So with the bike being put away for the season, its time to rebuild, and dial in the bike further. I think its important to discuss some of the more long term concerns with weight weenie parts, and how they handle aggressive riding.

To recap, my goal was to build the lightest trail bike, with parts i could source relatively easily. I bought some of the parts expecting failure, which might seem silly, but i figured i couldn't criticize if i never had any first hand experience with these parts. I ended up with a 22.01 lbs trail bike, with parts like a stealth reverb, and XTR brakes (my background is a bike mechanic, so reliability is very important to me, as i rarely want to work on my own bike, especially if I'm not getting payed for it ) I'm rough 5'9ish and 160-170lbs depending on backpack, etc.

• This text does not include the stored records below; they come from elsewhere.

# LeiXu84/fireFoam-dev

Measured on AMD Instinct MI355X. Metric: PIMPLE outer-iterations/sec on 64M-cell hex mesh; pEqn SpMV GB/s vs HBM peak, higher is better.
Workload: dtype f64; 1 GPU; synthetic 400^3 hex box (64000000 cells), buoyant plume + 5-species EDC-shaped source, PIMPLE 1/2/0: rhoEqn + UEqn + YEEqn(4 Yi + h) + 2 pEqn per step; cells=64000000, faces=191520000, parallelism=1 GPU, transport_solvers=PBiCGStab+DILU

## Files before the change

### firefoam-dev_amd/csrc/ffm_fused.hip

```cpp
#include "ffm_mesh.hpp"

constexpr int FUSE_MAX = 4;
#define CHECK_M(m) if (!(m)) { ffm_set_error("null mesh"); return FFM_ERR_ARG; }

struct GradMulti {
    const double *vf[FUSE_MAX], *vb[FUSE_MAX];
    double *gx[FUSE_MAX], *gy[FUSE_MAX], *gz[FUSE_MAX];
};

template <int W, int NF>
__global__ __launch_bounds__(256) void k_grad_multi(MeshView q, GradMulti a)
{
    CELL_SCHED(ci, q) {
        const int c = (int)ci;
        RowEnt<W> L, U; load_lower<W>(q.v, c, L); load_upper<W>(q.v, c, U);
        double wl[W], wu[W], sx[2 * W], sy[2 * W], sz[2 * W];
#pragma unroll
        for (int s = 0; s < W; s++) {
            wl[s] = q.w[L.f[s]]; wu[s] = q.w[U.f[s]];
            sx[s] = q.Sfx[L.f[s]]; sy[s] = q.Sfy[L.f[s]]; sz[s] = q.Sfz[L.f[s]];
            sx[W + s] = q.Sfx[U.f[s]]; sy[W + s] = q.Sfy[U.f[s]]; sz[W + s] = q.Sfz[U.f[s]];
        }
        const double V = q.V[c];
        const int j = q.cellB[c];
#pragma unroll 1
        for (int i = 0; i < NF; i++) {
            const double *__restrict__ vf = a.vf[i];
            const double P = vf[c];
            double vl[W], vu[W];
#pragma unroll
            for (int s = 0; s < W; s++) { vl[s] = vf[L.nb[s]]; vu[s] = vf[U.nb[s]]; }
            double ax = 0, ay = 0, az = 0;
#pragma unroll
            for (int s = 0; s < W; s++) if (L.on[s]) {
                const double ff = wl[s] * vl[s] + (1.0 - wl[s]) * P;
                ax -= sx[s] * ff; ay -= sy[s] * ff; az -= sz[s] * ff;
            }
#pragma unroll
            for (int s = 0; s < W; s++) if (U.on[s]) {
                const double ff = wu[s] * P + (1.0 - wu[s]) * vu[s];
                ax += sx[W + s] * ff; ay += sy[W + s] * ff; az += sz[W + s] * ff;
            }
            if (j >= 0) for (int t = q.bcStart[j]; t < q.bcStart[j + 1]; t++) {
                const int k = q.bcItem[t]; const double b = a.vb[i][k];
                ax += q.bSfx[k] * b; ay += q.bSfy[k] * b; az += q.bSfz[k] * b;
            }
            a.gx[i][c] = ax / V; a.gy[i][c] = ay / V; a.gz[i][c] = az / V;
        }
    }
}

__device__ __forceinline__ double limited_weight(int scheme, double twoByk, double lo, double hi, double flux, double wlin,
                                                 double P, double Nn, double dx, double dy, double dz, double gxu, double gyu, double gzu)
{
    const double p0 = flux >= 0 ? 1.0 : 0.0;
    const double gradf = Nn - P;
    const double gradcf = dx * gxu + dy * gyu + dz * gzu;
    double r;
    if (fabs(gradcf) >= 1000.0 * fabs(gradf)) {
        const double sa = gradcf >= 0 ? 1.0 : -1.0, sb = gradf >= 0 ? 1.0 : -1.0;
        r = 2.0 * 1000.0 * sa * sb - 1.0;
    } else r = 2.0 * (gradcf / gradf) - 1.0;
    double lim = fmax(fmin(twoByk * r, 1.0), 0.0);
    if (scheme == 3) {
        if ((flux > 0 && (P < lo || Nn > hi)) || (flux < 0 && (Nn < lo || P > hi))) lim = 0.0;
    }
    return lim * wlin + (1.0 - lim) * p0;
}

struct ScalarEqns {
    const double *vf[FUSE_MAX], *gx[FUSE_MAX], *gy[FUSE_MAX], *gz[FUSE_MAX], *vf0[FUSE_MAX];
    const double *f[FUSE_MAX], *ref[FUSE_MAX], *refGrad[FUSE_MAX];
    const double *su[FUSE_MAX];
    const double *su2[FUSE_MAX], *sp[FUSE_MAX];
    const double *expl[FUSE_MAX][3];
    double *diag[FUSE_MAX], *upper[FUSE_MAX], *lower[FUSE_MAX], *src[FUSE_MAX];
    const double *rho, *rho0, *phi, *phib, *gamma, *gammab;
    const double *Cx, *Cy, *Cz, *bMagSf, *bDelta;
    double rdt, twoByk, lo, hi;
    int scheme;
    const double *wGiven;
    int nOffDiag;
};

template <int W, int NF, bool GIVENW = false>
__global__ __launch_bounds__(256, ((NF > 1 && !GIVENW) ? 4 : 1)) void k_scalar_eqns(MeshView q, ScalarEqns a)
{
    CELL_SCHED(ci, q) {
        const int c = (int)ci;
        RowEnt<W> L, U; load_lower<W>(q.v, c, L); load_upper<W>(q.v, c, U);
        double fl[W], fu[W], wl[W], wu[W], gl[W], gu[W], dlx[W], dly[W], dlz[W], dux[W], duy[W], duz[W];
        const double cx = GIVENW ? 0.0 : a.Cx[c], cy = GIVENW ? 0.0 : a.Cy[c], cz = GIVENW ? 0.0 : a.Cz[c];
#pragma unroll
        for (int s = 0; s < W; s++) {
            const int el = L.f[s], eu = U.f[s];
            fl[s] = a.phi[el]; fu[s] = a.phi[eu];
            wl[s] = GIVENW ? a.wGiven[el] : q.w[el]; wu[s] = GIVENW ? a.wGiven[eu] : q.w[eu];
            gl[s] = a.gamma[el] * q.magSf[el] * q.delta[el]; gu[s] = a.gamma[eu] * q.magSf[eu] * q.delta[eu];
            if (!GIVENW) {
                dlx[s] = cx - a.Cx[L.nb[s]]; dly[s] = cy - a.Cy[L.nb[s]]; dlz[s] = cz - a.Cz[L.nb[s]];
                dux[s] = a.Cx[U.nb[s]] - cx; duy[s] = a.Cy[U.nb[s]] - cy; duz[s] = a.Cz[U.nb[s]] - cz;
            } else { dlx[s] = dly[s] = dlz[s] = dux[s] = duy[s] = duz[s] = 0.0; }
        }
        const double V = q.V[c], rhoc = a.rho[c], rho0c = a.rho0[c];
        const int j = q.cellB[c];
#ifndef FFM_SE2_UNROLL
#define FFM_SE2_UNROLL 1
#endif
#pragma unroll FFM_SE2_UNROLL
        for (int i = 0; i < NF; i++) {
            const double *__restrict__ vf = a.vf[i], *__restrict__ gx = a.gx[i], *__restrict__ gy = a.gy[i], *__restrict__ gz = a.gz[i];
            const double P = GIVENW ? 0.0 : vf[c], gxc = GIVENW ? 0.0 : gx[c], gyc = GIVENW ? 0.0 : gy[c], gzc = GIVENW ? 0.0 : gz[c];
            double dDiv = 0.0, dLap = 0.0;
#pragma unroll
            for (int s = 0; s < W; s++) if (L.on[s]) {
                const int o = L.nb[s];
                const double flux = fl[s];
                const bool upO = flux > 0;
                const double w = GIVENW ? wl[s] : limited_weight(a.scheme, a.twoByk, a.lo, a.hi, flux, wl[s], vf[o], P, dlx[s], dly[s], dlz[s],
                                                                  upO ? gx[o] : gxc, upO ? gy[o] : gyc, upO ? gz[o] : gzc);
                (void)o; (void)upO;
                const double lo = -w * flux;
                dDiv -= (lo + flux);
                dLap -= gl[s];
            }
#pragma unroll
            for (int s = 0; s < W; s++) if (U.on[s]) {
                const int n = U.nb[s];
                const double flux = fu[s];
                const bool upO = flux > 0;
                const double w = GIVENW ? wu[s] : limited_weight(a.scheme, a.twoByk, a.lo, a.hi, flux, wu[s], P, vf[n], dux[s], duy[s], duz[s],
                                                                  upO ? gxc : gx[n], upO ? gyc : gy[n], upO ? gzc : gz[n]);
                (void)n; (void)upO;
                double lo = -w * flux, up = lo + flux;
                dDiv -= lo;
                dLap -= gu[s];
                lo = lo - gu[s]; up = up - gu[s];
                if (!GIVENW || i < a.nOffDiag) { a.upper[i][U.f[s]] = up; a.lower[i][U.f[s]] = lo; }
            }
            double d = a.rdt * rhoc * V;
            d = d + dDiv;
            d = d - dLap;
            double sc = a.rdt * rho0c * a.vf0[i][c] * V;
            if (a.expl[i][0]) sc = ((sc - V * a.expl[i][0][c]) - V * a.expl[i][1][c]) - V * a.expl[i][2][c];
            if (a.su[i]) sc = sc + V * a.su[i][c];
            if (a.sp[i]) d = d + V * a.sp[i][c];
            if (a.su2[i]) sc = sc + V * a.su2[i][c];
            if (j >= 0) for (int t = q.bcStart[j]; t < q.bcStart[j + 1]; t++) {
                const int k = q.bcItem[t];
                const double fk = a.f[i][k], rk = a.ref[i][k], gk = a.refGrad[i][k], dk = a.bDelta[k], pb = a.phib[k];
                double ic = pb * (1.0 - fk), bc = -pb * (fk * rk + (1.0 - fk) * gk / dk);
                const double pG = a.gammab[k] * a.bMagSf[k];
                const double li = pG * (-fk * dk), lb = -pG * (fk * dk * rk + (1.0 - fk) * gk);
                ic = ic - li; bc = bc - lb;
                d += ic; sc += bc;
            }
            a.diag[i][c] = d; a.src[i][c] = sc;
        }
    }
}
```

I am going to post pictures and weights once all the new parts come in.

Overall, this bike ripped! The lightness combined with the bigger wheels, was a pretty big eye opener. I actually found that the front end was a bit too light at times, and i had to change the way i ride to compensate.

This bike was also put through the ringer, it was used on a bunch of Enduro style trails, as well as many laps in my local bike park (Kicking horse mountain resort). It was also hucked over a couple road gaps, for good measure.

As it stands, I was really impressed with how everything held up. Ill break down the parts that need to be replaced, and some of the stand out performers.

Also, I'm not easy on my bikes...this particular bike has had some major tumbles... checkers or wreckers!

*Needs replacement:*

Formula Rotors
While they work for more XC oriented trails, when pushed to the limit, they just couldn't hold up. This is hardly the rotors fault, i kinda expected this, but never the less, they didn't make the cut. I will be keeping them around, if i ever do another 24hr event, or more XC oriented riding, but currently they are tucked in the tool box as spares.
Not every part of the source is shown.